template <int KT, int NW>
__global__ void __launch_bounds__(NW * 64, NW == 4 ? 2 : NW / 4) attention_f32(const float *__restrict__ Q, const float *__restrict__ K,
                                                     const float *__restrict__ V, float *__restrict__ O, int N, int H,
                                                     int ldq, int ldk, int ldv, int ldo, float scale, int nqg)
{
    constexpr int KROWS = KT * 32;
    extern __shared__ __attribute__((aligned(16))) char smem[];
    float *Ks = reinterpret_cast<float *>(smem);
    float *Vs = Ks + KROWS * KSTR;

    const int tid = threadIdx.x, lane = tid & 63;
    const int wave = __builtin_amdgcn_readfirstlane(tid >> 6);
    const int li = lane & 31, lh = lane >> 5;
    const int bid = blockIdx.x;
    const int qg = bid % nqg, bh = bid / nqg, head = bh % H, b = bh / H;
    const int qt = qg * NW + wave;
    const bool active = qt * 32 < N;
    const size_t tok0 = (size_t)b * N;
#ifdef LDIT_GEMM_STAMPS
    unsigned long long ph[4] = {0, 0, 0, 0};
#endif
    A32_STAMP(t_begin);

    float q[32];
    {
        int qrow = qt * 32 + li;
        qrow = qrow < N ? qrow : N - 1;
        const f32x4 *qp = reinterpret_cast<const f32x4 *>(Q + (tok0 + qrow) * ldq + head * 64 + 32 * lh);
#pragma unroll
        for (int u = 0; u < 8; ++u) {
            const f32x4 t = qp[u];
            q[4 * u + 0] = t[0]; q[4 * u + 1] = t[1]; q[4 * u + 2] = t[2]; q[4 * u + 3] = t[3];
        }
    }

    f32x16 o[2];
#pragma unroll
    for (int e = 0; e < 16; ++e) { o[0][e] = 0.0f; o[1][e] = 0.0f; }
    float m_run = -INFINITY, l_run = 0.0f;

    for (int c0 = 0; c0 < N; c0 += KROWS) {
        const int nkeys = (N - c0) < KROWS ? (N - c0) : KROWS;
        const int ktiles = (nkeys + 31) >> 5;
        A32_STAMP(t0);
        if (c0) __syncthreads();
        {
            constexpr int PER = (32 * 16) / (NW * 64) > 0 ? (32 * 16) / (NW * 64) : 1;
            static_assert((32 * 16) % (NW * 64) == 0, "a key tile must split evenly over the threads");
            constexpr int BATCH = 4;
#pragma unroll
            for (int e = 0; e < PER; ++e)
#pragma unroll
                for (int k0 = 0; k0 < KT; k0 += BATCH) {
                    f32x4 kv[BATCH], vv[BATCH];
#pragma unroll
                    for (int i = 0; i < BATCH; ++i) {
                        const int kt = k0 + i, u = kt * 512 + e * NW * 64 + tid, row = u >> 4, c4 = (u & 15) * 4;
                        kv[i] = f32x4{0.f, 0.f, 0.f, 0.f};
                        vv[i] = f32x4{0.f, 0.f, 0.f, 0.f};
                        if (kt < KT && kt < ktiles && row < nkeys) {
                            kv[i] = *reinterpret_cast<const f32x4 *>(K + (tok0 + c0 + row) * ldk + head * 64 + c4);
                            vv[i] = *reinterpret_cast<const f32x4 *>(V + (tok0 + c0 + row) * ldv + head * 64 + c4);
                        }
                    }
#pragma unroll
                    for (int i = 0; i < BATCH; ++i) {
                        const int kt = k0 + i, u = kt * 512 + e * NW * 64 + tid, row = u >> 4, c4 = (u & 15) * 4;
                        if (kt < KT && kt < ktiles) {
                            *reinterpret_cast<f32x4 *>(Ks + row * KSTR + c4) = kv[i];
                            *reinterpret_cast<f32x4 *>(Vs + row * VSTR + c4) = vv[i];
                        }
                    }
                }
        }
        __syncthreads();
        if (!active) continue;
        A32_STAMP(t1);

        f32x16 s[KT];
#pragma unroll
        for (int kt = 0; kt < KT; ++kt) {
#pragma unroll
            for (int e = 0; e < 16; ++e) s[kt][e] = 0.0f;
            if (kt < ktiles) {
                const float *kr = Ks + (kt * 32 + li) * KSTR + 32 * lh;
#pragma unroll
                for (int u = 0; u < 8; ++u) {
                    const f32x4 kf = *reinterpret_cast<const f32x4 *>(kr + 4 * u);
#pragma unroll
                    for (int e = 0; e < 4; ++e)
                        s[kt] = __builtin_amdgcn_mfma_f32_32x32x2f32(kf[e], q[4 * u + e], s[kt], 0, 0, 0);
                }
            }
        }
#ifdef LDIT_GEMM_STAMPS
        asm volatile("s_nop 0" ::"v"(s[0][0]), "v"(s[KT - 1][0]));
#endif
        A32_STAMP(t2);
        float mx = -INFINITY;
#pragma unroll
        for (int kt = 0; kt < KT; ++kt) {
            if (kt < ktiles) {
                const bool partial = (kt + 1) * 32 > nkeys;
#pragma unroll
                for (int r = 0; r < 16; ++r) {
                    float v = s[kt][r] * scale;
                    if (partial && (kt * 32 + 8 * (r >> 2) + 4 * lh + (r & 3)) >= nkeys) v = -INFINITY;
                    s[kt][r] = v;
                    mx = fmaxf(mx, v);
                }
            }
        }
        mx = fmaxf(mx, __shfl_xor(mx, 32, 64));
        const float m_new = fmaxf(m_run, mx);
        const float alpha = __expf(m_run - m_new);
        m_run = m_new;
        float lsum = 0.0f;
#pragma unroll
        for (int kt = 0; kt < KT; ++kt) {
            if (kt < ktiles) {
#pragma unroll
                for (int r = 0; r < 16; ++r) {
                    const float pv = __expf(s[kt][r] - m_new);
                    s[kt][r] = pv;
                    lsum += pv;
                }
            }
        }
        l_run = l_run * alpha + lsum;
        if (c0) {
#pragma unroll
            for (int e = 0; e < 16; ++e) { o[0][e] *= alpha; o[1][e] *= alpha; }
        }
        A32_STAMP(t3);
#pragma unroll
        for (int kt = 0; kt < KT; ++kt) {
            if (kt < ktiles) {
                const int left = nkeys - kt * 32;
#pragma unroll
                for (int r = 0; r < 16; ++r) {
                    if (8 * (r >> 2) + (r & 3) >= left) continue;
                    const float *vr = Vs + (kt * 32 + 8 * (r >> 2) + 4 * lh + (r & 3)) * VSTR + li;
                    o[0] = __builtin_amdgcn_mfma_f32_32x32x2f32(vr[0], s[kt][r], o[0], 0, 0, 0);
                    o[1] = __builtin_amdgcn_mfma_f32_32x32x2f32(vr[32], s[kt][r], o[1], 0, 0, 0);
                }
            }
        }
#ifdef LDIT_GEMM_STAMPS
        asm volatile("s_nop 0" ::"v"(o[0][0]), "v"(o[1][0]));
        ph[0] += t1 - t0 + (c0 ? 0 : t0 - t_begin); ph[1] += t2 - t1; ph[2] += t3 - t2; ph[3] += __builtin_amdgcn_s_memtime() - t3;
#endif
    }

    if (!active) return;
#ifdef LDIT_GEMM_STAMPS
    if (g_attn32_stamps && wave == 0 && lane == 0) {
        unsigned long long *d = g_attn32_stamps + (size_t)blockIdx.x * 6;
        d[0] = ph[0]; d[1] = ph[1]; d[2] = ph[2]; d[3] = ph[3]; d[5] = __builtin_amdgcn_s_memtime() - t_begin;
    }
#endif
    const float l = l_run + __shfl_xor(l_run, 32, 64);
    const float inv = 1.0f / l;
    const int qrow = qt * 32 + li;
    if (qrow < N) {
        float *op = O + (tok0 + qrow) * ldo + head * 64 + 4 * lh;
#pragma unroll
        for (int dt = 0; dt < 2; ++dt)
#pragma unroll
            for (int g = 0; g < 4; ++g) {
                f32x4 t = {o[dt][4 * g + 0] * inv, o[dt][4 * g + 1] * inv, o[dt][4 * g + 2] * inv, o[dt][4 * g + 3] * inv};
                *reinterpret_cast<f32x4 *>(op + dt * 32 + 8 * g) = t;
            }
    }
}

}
:::::
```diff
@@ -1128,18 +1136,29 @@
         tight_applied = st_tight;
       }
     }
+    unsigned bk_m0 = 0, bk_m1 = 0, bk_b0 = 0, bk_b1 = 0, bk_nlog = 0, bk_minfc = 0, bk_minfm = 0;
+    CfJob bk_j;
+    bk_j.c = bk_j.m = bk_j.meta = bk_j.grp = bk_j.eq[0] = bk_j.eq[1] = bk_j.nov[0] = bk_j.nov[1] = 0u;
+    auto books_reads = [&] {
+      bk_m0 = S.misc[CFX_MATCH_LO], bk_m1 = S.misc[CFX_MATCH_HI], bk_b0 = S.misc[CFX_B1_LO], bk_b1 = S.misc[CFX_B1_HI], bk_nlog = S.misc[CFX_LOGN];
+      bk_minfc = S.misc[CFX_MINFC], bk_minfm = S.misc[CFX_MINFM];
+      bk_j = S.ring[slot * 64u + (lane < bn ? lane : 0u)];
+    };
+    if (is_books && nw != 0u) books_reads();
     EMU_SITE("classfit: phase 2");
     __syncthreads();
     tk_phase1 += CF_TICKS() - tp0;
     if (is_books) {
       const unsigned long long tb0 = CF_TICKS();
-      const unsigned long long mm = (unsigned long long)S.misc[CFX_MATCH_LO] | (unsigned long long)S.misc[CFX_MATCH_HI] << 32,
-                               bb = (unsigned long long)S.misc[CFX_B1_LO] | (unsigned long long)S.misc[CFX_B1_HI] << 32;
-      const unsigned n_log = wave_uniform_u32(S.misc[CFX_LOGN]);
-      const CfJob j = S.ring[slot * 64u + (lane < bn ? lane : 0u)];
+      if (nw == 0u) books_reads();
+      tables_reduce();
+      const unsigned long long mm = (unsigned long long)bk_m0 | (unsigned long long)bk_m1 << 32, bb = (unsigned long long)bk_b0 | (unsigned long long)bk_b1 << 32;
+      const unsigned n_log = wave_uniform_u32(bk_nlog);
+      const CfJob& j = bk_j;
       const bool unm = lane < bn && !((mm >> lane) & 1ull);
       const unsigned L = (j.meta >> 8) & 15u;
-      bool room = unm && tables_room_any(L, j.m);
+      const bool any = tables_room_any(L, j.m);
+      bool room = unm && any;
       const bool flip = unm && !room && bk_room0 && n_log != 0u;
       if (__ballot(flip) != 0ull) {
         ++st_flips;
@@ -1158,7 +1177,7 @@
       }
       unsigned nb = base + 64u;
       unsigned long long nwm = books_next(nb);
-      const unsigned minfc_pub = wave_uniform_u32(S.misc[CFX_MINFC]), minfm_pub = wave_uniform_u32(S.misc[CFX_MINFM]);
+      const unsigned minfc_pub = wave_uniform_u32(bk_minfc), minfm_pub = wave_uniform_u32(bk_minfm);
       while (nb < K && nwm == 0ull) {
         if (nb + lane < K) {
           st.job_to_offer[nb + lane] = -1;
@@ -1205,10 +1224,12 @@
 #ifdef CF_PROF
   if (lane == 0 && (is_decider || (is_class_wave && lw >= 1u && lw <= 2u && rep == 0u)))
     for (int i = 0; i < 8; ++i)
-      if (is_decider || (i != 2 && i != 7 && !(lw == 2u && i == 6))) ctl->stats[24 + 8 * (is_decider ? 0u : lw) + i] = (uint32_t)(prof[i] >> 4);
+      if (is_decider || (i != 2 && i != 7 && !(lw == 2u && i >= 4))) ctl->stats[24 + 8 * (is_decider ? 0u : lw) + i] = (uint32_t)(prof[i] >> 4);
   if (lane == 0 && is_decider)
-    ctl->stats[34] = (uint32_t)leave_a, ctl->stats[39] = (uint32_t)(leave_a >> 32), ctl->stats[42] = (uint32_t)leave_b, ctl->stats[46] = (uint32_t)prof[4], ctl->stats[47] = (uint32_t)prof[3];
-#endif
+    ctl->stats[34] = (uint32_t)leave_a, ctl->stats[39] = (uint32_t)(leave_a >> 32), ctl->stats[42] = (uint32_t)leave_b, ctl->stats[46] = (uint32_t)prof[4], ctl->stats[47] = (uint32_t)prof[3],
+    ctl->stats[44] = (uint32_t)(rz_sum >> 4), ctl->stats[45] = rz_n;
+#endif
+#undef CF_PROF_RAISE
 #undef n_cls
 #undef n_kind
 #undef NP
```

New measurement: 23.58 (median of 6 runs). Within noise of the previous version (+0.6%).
:::::
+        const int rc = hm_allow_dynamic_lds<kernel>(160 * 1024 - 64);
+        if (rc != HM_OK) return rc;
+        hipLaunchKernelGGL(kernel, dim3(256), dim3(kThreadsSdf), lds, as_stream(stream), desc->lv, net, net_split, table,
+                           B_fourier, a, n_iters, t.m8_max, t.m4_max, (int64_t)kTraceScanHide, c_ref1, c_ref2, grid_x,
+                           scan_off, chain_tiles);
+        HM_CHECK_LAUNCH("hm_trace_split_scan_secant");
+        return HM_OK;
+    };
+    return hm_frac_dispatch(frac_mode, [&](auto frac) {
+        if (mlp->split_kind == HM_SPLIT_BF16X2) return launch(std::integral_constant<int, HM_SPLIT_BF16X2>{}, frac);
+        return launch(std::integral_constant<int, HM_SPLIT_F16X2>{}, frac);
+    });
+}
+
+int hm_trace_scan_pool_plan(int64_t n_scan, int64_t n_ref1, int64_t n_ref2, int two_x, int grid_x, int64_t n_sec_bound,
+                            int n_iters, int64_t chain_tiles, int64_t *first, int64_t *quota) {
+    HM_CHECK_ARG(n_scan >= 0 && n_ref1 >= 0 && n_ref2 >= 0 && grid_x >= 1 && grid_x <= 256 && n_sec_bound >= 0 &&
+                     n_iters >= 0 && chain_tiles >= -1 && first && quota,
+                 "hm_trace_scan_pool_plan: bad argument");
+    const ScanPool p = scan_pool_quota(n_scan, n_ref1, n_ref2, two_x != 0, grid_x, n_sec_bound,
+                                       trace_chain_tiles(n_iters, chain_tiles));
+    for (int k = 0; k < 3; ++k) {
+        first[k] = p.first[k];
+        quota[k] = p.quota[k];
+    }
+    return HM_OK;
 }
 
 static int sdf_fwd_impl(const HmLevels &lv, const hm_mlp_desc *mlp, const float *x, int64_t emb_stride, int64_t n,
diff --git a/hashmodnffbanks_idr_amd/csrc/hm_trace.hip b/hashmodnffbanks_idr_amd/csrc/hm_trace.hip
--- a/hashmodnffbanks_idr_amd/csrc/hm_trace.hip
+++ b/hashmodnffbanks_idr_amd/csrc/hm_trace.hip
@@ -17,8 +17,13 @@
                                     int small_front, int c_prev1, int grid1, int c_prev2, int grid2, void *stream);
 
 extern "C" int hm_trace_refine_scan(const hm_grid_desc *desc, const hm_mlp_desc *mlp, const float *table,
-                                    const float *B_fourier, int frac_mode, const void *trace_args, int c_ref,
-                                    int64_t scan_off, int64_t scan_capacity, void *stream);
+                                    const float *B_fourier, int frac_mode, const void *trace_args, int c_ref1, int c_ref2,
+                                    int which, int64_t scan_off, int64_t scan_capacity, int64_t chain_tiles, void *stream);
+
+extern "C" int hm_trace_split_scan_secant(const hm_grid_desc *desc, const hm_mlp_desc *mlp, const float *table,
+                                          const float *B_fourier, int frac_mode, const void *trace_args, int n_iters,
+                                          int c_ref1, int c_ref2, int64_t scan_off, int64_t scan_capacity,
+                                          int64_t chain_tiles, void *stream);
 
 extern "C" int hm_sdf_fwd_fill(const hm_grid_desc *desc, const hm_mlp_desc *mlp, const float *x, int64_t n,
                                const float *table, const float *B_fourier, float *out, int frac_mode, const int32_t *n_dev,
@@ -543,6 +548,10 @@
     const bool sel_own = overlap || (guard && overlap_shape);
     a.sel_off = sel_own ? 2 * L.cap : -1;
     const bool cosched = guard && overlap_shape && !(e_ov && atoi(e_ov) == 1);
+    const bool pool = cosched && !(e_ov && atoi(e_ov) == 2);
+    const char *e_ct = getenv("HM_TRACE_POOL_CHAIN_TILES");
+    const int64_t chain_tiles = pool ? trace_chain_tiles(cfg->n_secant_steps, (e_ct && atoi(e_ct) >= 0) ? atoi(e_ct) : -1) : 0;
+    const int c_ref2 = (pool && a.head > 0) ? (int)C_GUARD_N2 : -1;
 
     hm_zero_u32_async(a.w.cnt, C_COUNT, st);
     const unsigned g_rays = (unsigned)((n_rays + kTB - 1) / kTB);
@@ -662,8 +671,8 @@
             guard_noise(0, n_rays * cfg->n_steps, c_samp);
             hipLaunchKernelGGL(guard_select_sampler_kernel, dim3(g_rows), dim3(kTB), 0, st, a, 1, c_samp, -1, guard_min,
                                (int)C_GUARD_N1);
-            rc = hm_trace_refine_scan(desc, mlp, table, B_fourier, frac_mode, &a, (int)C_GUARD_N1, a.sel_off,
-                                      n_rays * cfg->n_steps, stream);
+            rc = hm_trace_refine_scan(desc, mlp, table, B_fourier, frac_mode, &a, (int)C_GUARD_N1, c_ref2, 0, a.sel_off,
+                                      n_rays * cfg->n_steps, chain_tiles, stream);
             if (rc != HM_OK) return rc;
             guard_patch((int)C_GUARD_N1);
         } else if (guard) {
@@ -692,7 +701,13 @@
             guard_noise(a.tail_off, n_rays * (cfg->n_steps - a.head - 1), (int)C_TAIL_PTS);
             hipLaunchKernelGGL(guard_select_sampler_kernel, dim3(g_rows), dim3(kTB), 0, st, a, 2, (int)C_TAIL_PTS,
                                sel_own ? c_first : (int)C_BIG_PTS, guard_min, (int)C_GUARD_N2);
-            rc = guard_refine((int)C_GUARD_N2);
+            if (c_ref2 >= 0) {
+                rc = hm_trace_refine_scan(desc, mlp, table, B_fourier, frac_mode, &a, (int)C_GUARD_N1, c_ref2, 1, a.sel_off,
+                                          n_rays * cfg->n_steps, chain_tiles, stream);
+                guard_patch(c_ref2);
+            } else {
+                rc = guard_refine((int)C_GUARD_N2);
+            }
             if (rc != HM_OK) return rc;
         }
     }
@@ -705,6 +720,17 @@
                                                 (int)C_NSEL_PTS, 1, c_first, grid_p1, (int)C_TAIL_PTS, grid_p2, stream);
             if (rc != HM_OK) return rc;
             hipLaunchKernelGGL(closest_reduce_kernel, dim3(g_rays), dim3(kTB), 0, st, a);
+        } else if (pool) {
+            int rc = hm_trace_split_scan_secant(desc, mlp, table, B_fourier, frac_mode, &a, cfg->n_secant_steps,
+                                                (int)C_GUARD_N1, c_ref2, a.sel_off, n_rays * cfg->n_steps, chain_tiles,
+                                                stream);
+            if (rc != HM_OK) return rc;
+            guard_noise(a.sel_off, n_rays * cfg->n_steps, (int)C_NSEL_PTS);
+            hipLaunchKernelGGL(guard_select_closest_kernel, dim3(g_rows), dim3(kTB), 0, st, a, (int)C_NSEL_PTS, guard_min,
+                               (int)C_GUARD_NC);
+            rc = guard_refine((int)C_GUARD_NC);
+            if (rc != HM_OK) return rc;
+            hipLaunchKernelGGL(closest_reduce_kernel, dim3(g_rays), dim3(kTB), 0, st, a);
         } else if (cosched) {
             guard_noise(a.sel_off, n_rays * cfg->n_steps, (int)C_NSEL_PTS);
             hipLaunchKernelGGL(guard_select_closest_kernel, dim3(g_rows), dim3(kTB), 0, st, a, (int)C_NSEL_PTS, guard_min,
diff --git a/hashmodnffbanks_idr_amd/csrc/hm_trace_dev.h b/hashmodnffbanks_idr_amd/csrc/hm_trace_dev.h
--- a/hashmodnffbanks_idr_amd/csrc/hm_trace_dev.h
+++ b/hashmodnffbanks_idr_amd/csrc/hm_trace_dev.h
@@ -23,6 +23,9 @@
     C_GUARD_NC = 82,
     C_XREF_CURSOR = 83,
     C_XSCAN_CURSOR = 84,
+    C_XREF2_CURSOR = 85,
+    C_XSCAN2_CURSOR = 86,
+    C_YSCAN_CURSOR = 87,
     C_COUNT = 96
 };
:::::
The answer must consist of every line from the entries above that contains "head".

Answer to this exercise.
    const int qg = bid % nqg, bh = bid / nqg, head = bh % H, b = bh / H;
        const f32x4 *qp = reinterpret_cast<const f32x4 *>(Q + (tok0 + qrow) * ldq + head * 64 + 32 * lh);
                            kv[i] = *reinterpret_cast<const f32x4 *>(K + (tok0 + c0 + row) * ldk + head * 64 + c4);
                            vv[i] = *reinterpret_cast<const f32x4 *>(V + (tok0 + c0 + row) * ldv + head * 64 + c4);
        float *op = O + (tok0 + qrow) * ldo + head * 64 + 4 * lh;
+    const int c_ref2 = (pool && a.head > 0) ? (int)C_GUARD_N2 : -1;
             guard_noise(a.tail_off, n_rays * (cfg->n_steps - a.head - 1), (int)C_TAIL_PTS);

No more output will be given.